The best information I have found seems to be  C = 2*CL - 2*Cstray.  So for this crystal http://www.digikey.ca/product-detail/en/ecs-inc/ECS-120-20-46X/XC1753-ND/2676583 the Load Capacitance is listed at 20pF... this seems to be a pretty common value.  But my question pertains really to Cstray... all of the examples use 5pF for that value but other resources say it could be anywhere from 3 to 5pF.  How do I know, calculate or even guess what Cstray should be?  Is the higher value of 5pF the "safe" choice?

Using what appears to be the "standard" value of 5pF, this gives C = 2*20 - 2*5 = 30pF, which is quite a bit higher than 22pF so I can only assume that if I were to have used a pair of 22pF caps that the accuracy of the 12Mhz crystal would have been off a bit.

[Ian.M]

Cstray is highly dependent on the physical circuit layout and the active device used.  5pF is at best a guesstimate.  Its quite difficult to measure as one has to remove the crystal, disable the active device that's providing the gain so it tristates its output, and keep its terminals biassed at 1/2 Vcc so that any internal protection diodes don't interfere with the reading.
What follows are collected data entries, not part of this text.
 template <bool G2HI>
 __device__ __forceinline__ void pack_w1_strided(const uint32_t v[4], uint8_t* dst, int lane) {
     if constexpr (G2HI) {
@@ -300,20 +372,24 @@
     const uint32_t* __restrict__ a_hat, const uint8_t* __restrict__ sigs, size_t sig_len, int ctilde_len, const uint32_t* __restrict__ c,
     const int32_t* __restrict__ t1, const uint32_t* __restrict__ key_idx, size_t key_base, int32_t* __restrict__ hvalid, int omega,
     uint8_t* __restrict__ w1, size_t w1_stride, int32_t* __restrict__ znorm, int32_t zbound, size_t n_ops, const Twiddle* __restrict__ fwd_tab,
-    const Twiddle* __restrict__ inv_tab) {
+    const Twiddle* __restrict__ inv_tab, const Twiddle* __restrict__ zeta_tab) {
     using mldsa::Packed3;
     constexpr int CB = GB + 1;
     constexpr int BITS = G2HI ? 4 : 6;
-    __shared__ int4 zh[VW][L + 1][64];
+    constexpr int QUADS = (L + 1) / 4, REST = (L + 1) % 4;
+    static_assert(QUADS >= 1 && QUADS <= 2 && REST <= 2, "the passes below");
+    constexpr int TW_ZETA = INV_TW * 64, TW_FWD = TW_ZETA + 256;
+    __shared__ int4 zh[VW][L + 1][ZH_ROW];
     __shared__ uint32_t hint_lds[VW][mldsa::HINT_LDS_DWORDS];
-    __shared__ Twiddle tw_lds[(FWD_TW + INV_TW) * 64];
+    __shared__ Twiddle tw_lds[TW_FWD + (REST == 1 ? FWD_TW * 64 : 0)];
     const int lane = threadIdx.x & 63;
     const int wave = __builtin_amdgcn_readfirstlane(threadIdx.x >> 6);
-    for (int i = threadIdx.x; i < FWD_TW * 64; i += 64 * VW) tw_lds[i] = fwd_tab[i];
-    for (int i = threadIdx.x; i < INV_TW * 64; i += 64 * VW) tw_lds[FWD_TW * 64 + i] = inv_tab[i];
+    for (int i = threadIdx.x; i < INV_TW * 64; i += 64 * VW) tw_lds[i] = inv_tab[i];
+    for (int i = threadIdx.x; i < 256; i += 64 * VW) tw_lds[TW_ZETA + i] = zeta_tab[i];
+    if constexpr (REST == 1)
+        for (int i = threadIdx.x; i < FWD_TW * 64; i += 64 * VW) tw_lds[TW_FWD + i] = fwd_tab[i];
     __syncthreads();
-    const mldsa::LdsTw ftw{tw_lds, lane};
-    const mldsa::LdsTw itw{tw_lds + FWD_TW * 64, lane};
+    const mldsa::LdsTw itw{tw_lds, lane};
     const uint32_t wid = blockIdx.x * VW + wave, n_waves = gridDim.x * VW;
 
     for (size_t op = wid; op < n_ops; op += n_waves) {
@@ -328,32 +404,23 @@
         int4 tv = trow[ul];
         const uint8_t* zsrc = sigs + op * sig_len + ctilde_len;
         const mldsa::HintBytes hbytes = mldsa::hint_load(zsrc + L * (32 * CB), omega, K, (int)ul);
-        bool zbad = false;
-#pragma unroll 1
-        for (int j = 0; j <= L; j++) {
+        const uint32_t* c_op = c + op * 64;
+        const Twiddle* zt = tw_lds + TW_ZETA;
+        mldsa::wave_lds_sync();
+        bool zbad = fwd_pass<4, 0, CB, L>(zsrc, c_op, zh[wave], zt, zbound, ul);
+        if constexpr (QUADS == 2) zbad |= fwd_pass<4, 4, CB, L>(zsrc, c_op, zh[wave], zt, zbound, ul);
+        if constexpr (REST == 2) zbad |= fwd_pass<2, 4 * QUADS, CB, L>(zsrc, c_op, zh[wave], zt, zbound, ul);
+        if constexpr (REST == 1) {
             asm volatile("" ::: "memory");
-            int32_t r[4];
-            if (j < L) {
-                const uint8_t* src = zsrc + (size_t)j * (32 * CB);
-                int32_t mx = 0;
-#pragma unroll
-                for (int k = 0; k < 4; k++) {
-                    r[k] = mldsa::y_from_raw<CB>(mldsa::y_raw_dword<CB, mldsa::NT_ZC>(src, k, (int)ul), (int)ul);
-                    const int32_t a = r[k] < 0 ? -r[k] : r[k];
-                    mx = a > mx ? a : mx;
-                }
-                zbad |= mx >= zbound;
-            } else {
-                const uint32_t d = mldsa::load_once<mldsa::NT_ZC>(c + op * 64 + ul);
-                r[0] = (int8_t)(d & 0xFF); r[1] = (int8_t)((d >> 8) & 0xFF); r[2] = (int8_t)((d >> 16) & 0xFF); r[3] = (int8_t)(d >> 24);
-            }
+            const mldsa::LdsTw ftw{tw_lds + TW_FWD, lane};
+            const uint32_t d = mldsa::load_once<mldsa::NT_ZC>(c_op + ul);
+            int32_t r[4] = {(int8_t)(d & 0xFF), (int8_t)((d >> 8) & 0xFF), (int8_t)((d >> 16) & 0xFF), (int8_t)(d >> 24)};
             mldsa_vfy::ntt_fwd_wave(r, ftw, lane);
-            if (j == L) {
-#pragma unroll
-                for (int k = 0; k < 4; k++) r[k] = mldsa::mont_mul(r[k], -1);
-            }
-            zh[wave][j][lane] = make_int4(r[0], r[1], r[2], r[3]);
-        }
+#pragma unroll
+            for (int k = 0; k < 4; k++) r[k] = mldsa::mont_mul(r[k], -1);
+            zh[wave][L][lane] = make_int4(r[0], r[1], r[2], r[3]);
+        }
+        mldsa::wave_lds_sync();
         const bool hint_ok = mldsa::hint_unpack_wave<K>(hbytes, omega, hint_lds[wave], (int)ul);
         if (lane == 0) {
             znorm[op] = __ballot(zbad) != 0ull ? 0x7fffffff : 0;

The two capacitors in a Pierce oscillator circuit don't have to be equal, but a gross imbalance causes problems.  The formula is Cload=C1*C2/(C1+C2), but Cstray must be treated as part of C1 and C2 (hopefully its similar for both, unless you have a pathologically bad board layout).  Use the simpler formula to get the desired C for two identical caps, then see what comes closest to the correct Cload, next preferred value (alowing for Cstray) up or down or one of each.

Its possible to use a trimmer either to replace or in series with one of the caps, but that may not be good for long-term stability.  Another factor to consider is the temperature coefficient of the caps, and also of the crystal. 

Nowadays, for digital applications, its always worth investigating if its possible to compensate for frequency errors in the software rather than trying to trim it spot-on. 

[RJDog]

So, I should have asked this in my original post, but when we're talking about Cstray, we're talking about the miniscule amount of capacitance that is present just between the traces and nearby ground traces and planes?  Also known as parasitic capacitance?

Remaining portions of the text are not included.